I sat like a rag doll, arms at my sides, not moving, Jack’s head a deadweight against my chest. I shouldn’t be here, I thought dully. This has nothing to do with me now. It’s about them. I shouldn’t be here at all. I’m just a body in a room, taking up space.

“Alice told me.”

“Alice . . .” Jack gave a snuffling laugh. “Alice doesn’t know what the fuck she’s talking about.”

“Yes, she does.” Val bent down and nudged his cheek with the gun. “Look at me.”

“I told you,” Jack mumbled into my cleavage, “she doesn’t know—”

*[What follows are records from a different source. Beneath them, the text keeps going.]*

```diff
@@ -174,16 +206,91 @@
     DIMB_TRY(make_conv_layer(ctx, L, w, bias, cout, cin, 3, conv_bn(cout)));
   }
   const int bn = conv_bn(cout);
-  if (bn == 64)
-    DIMB_TRY(pool ? (run_conv3<64, true>(ctx, 0, L, xh, xl, oh, ol, B, H, W, "selftest.conv3x3"))
-                  : (run_conv3<64, false>(ctx, 0, L, xh, xl, oh, ol, B, H, W, "selftest.conv3x3")));
-  else
-    DIMB_TRY(pool ? (run_conv3<128, true>(ctx, 0, L, xh, xl, oh, ol, B, H, W, "selftest.conv3x3"))
-                  : (run_conv3<128, false>(ctx, 0, L, xh, xl, oh, ol, B, H, W, "selftest.conv3x3")));
+  const char* tag = "selftest.conv3x3";
+  if (tile == 0) {
+    if (bn == 64)
+      DIMB_TRY(pool ? (run_conv3<64, true>(ctx, 0, L, xh, xl, oh, ol, B, H, W, tag)) : (run_conv3<64, false>(ctx, 0, L, xh, xl, oh, ol, B, H, W, tag)));
+    else
+      DIMB_TRY(pool ? (run_conv3<128, true>(ctx, 0, L, xh, xl, oh, ol, B, H, W, tag))
+                    : (run_conv3<128, false>(ctx, 0, L, xh, xl, oh, ol, B, H, W, tag)));
+  } else if (bn == 64) {
+    DIMB_TRY(pool ? (run_conv3_mode<64, true>(ctx, L, xh, xl, oh, ol, B, H, W, mode, tag))
+                  : (run_conv3_mode<64, false>(ctx, L, xh, xl, oh, ol, B, H, W, mode, tag)));
+  } else {
+    DIMB_TRY(pool ? (run_conv3_mode<128, true>(ctx, L, xh, xl, oh, ol, B, H, W, mode, tag))
+                  : (run_conv3_mode<128, false>(ctx, L, xh, xl, oh, ol, B, H, W, mode, tag)));
+  }
   join_rows_kernel<<<ceil_div(static_cast<int>(nout), 256), 256>>>(oh, exact ? ol : nullptr, d_out, nout);
   DIMB_TRY(sync_call(ctx, "dimb_selftest_conv3x3"));
   DIMB_CUDA_OK(ctx, cudaMemcpy(out, d_out, sizeof(float) * nout, cudaMemcpyDeviceToHost));
-  launch_plan(ctx, 1, bn, EpiConvRelu<false>::kConstB, 9 * (cin / 64), conv_m_tiles(B, H, W), L.cout_pad / bn, plan);
+  launch_plan(ctx, mode, bn, EpiConvRelu<false>::kConstB, 9 * (cin / 64), conv_m_tiles(B, H, W, mode), L.cout_pad / bn, plan);
+  if (plan) plan[5] = mode;
+  return DIMB_OK;
+}
+
+extern "C" int dimb_selftest_conv_mode(int cout, int B, int H, int W, int num_sms, int* out) {
+  if (!out || B < 1 || H < 1 || W < 1 || num_sms < 1 || cout < 1) return DIMB_ERR_ARG;
+  *out = conv_mode(cout, true, B, H, W, num_sms);
+  return DIMB_OK;
+}
+
+extern "C" int dimb_selftest_conv3x3_time(dimb_ctx* ctx, int B, int H, int W, int cin, int cout, int pool, int tile, int warm, int iters,
+                                          float* ms, int* plan) {
+  if (!ctx || !ms || B < 1 || H < 2 || W < 2 || cin < 64 || cin % 64 || warm < 0 || iters < 1) return DIMB_ERR_ARG;
+  if (cout != 64 && (cout < 128 || cout % 128)) return DIMB_ERR_ARG;
+  const int mode = selftest_conv_mode(ctx, tile, cout, B, H, W);
+  if (mode < 0) return DIMB_ERR_ARG;
+  DIMB_CUDA_OK(ctx, cudaSetDevice(ctx->device));
+  const bool exact = ctx->precision == DIMB_PRECISION_EXACT;
+  const int Ho = pool ? H / 2 : H, Wo = pool ? W / 2 : W;
+  const size_t nin = static_cast<size_t>(B) * H * W * cin, nout = static_cast<size_t>(B) * Ho * Wo * cout;
+  DevTmp t{ctx, {}};
+  __half *xh, *xl, *oh, *ol;
+  DIMB_TRY(t.get(&xh, nin));
+  DIMB_TRY(t.get(&xl, nin));
+  DIMB_TRY(t.get(&oh, nout));
+  DIMB_TRY(t.get(&ol, nout));
+  fill_split_kernel<<<4 * ctx->num_sms, 256>>>(xh, exact ? xl : nullptr, nin, 12345u);
+  DIMB_CUDA_OK(ctx, cudaGetLastError());
+  std::vector<float> w(static_cast<size_t>(cout) * cin * 9), bias(cout);
+  uint32_t s = 1;
+  for (float& v : w) v = static_cast<float>((s = s * 1664525u + 1013904223u) >> 8) * (0.1f / 16777216.f) - 0.05f;
+  for (float& v : bias) v = static_cast<float>((s = s * 1664525u + 1013904223u) >> 8) * (0.2f / 16777216.f) - 0.1f;
+  ConvLayer L;
+  {
+    OwnerScope own(ctx, &t.p);
+    DIMB_TRY(make_conv_layer(ctx, L, w.data(), bias.data(), cout, cin, 3, conv_bn(cout)));
+  }
+  const int bn = conv_bn(cout);
+  auto run = [&]() {
+    const char* tag = "selftest.conv3x3_time";
+    if (bn == 64)
+      return pool ? run_conv3_mode<64, true>(ctx, L, xh, xl, oh, ol, B, H, W, mode, tag)
+                  : run_conv3_mode<64, false>(ctx, L, xh, xl, oh, ol, B, H, W, mode, tag);
+    return pool ? run_conv3_mode<128, true>(ctx, L, xh, xl, oh, ol, B, H, W, mode, tag)
+                : run_conv3_mode<128, false>(ctx, L, xh, xl, oh, ol, B, H, W, mode, tag);
+  };
+  for (int i = 0; i < warm; ++i) DIMB_TRY(run());
+  cudaEvent_t e0, e1;
+  DIMB_CUDA_OK(ctx, cudaEventCreate(&e0));
+  DIMB_CUDA_OK(ctx, cudaEventCreate(&e1));
+  auto cuda_ok = [&](cudaError_t ce, const char* what) -> int {
+    if (ce == cudaSuccess) return DIMB_OK;
+    dimb_set_error(ctx, std::string("dimb_selftest_conv3x3_time: ") + what + ": " + cudaGetErrorString(ce));
+    return DIMB_ERR_CUDA;
+  };
+  int rc = cuda_ok(cudaEventRecord(e0, 0), "cudaEventRecord");
+  for (int i = 0; i < iters && rc == DIMB_OK; ++i) rc = run();
+  if (rc == DIMB_OK) rc = cuda_ok(cudaEventRecord(e1, 0), "cudaEventRecord");
+  if (rc == DIMB_OK) rc = sync_call(ctx, "dimb_selftest_conv3x3_time");
+  float total = 0.f;
+  if (rc == DIMB_OK) rc = cuda_ok(cudaEventElapsedTime(&total, e0, e1), "cudaEventElapsedTime");
+  cudaEventDestroy(e0);
+  cudaEventDestroy(e1);
+  DIMB_TRY(rc);
+  *ms = total / iters;
+  launch_plan(ctx, mode, bn, EpiConvRelu<false>::kConstB, 9 * (cin / 64), conv_m_tiles(B, H, W, mode), L.cout_pad / bn, plan);
+  if (plan) plan[5] = mode;
   return DIMB_OK;
 }
 
```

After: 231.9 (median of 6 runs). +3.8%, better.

“Look at me!” Val’s voice was shrill and urgent. “Look at this.” She poked the gun in his face. “You said I wanted Lenny out of your life—you were right. I knew the only way I could get him out was if he died. That’s why I didn’t go back to the cottage. That’s why I went round and gathered up all the pills and booze I could find and dumped them by his bed, and God knows he had enough to kill an elephant—
I did it because I wanted him to die.
” The gun quivered in her hand, an inch away from Jack’s temple. “I always thought you’d be better off without him—always drunk, always letting you down, but you couldn’t see it, could you? And even when he gave you the chance, when he said he didn’t want to work with you anymore, you wouldn’t let him go—don’t tell me you weren’t relieved when he died. I was with you, remember? I saw your face. I’m sure you had a great time telling Bunny Rabbit here how sad it was and how much you miss him, but I know how terrified you were that he’d blow the gaff, get drunk and tell someone, say it on television—that
Close Up
show was bad enough, and I remember what you said afterwards, ‘I don’t know how long I can go on with this,’ that’s what you said. I
know,
Jack. You’re just lucky I picked up that tape instead of Danny Watts—or
her
”—Val gestured at me with the gun—“Don’t you understand, Jack? I made you free of him. Oh, he’d have done it anyway, it was just a matter of time—but there wasn’t time, was there? Because he’d have told
someone
. I was the only one you could trust, Jack. Not Lenny, not her,
me.
And you couldn’t see it. I did everything to make it work between us, and I thought, without Lenny . . . I thought there might be a chance, because you might as well have been married to him for all the time you ever spent at home. God knows why, because right from the first you made it blindingly obvious you’d rather be with him than me—do you know, at one point I thought you must be a queer? In spite of all the evidence to the contrary, and Christ knows there was enough of it, I even wondered about that. And then after I saw your little home movie I thought, perhaps I was right. Was I, Jack? Was that what it was all along? A bit of both?” She turned to me. “There’s a thought for you—your wonderful Lenny was a nancy boy. What about that?”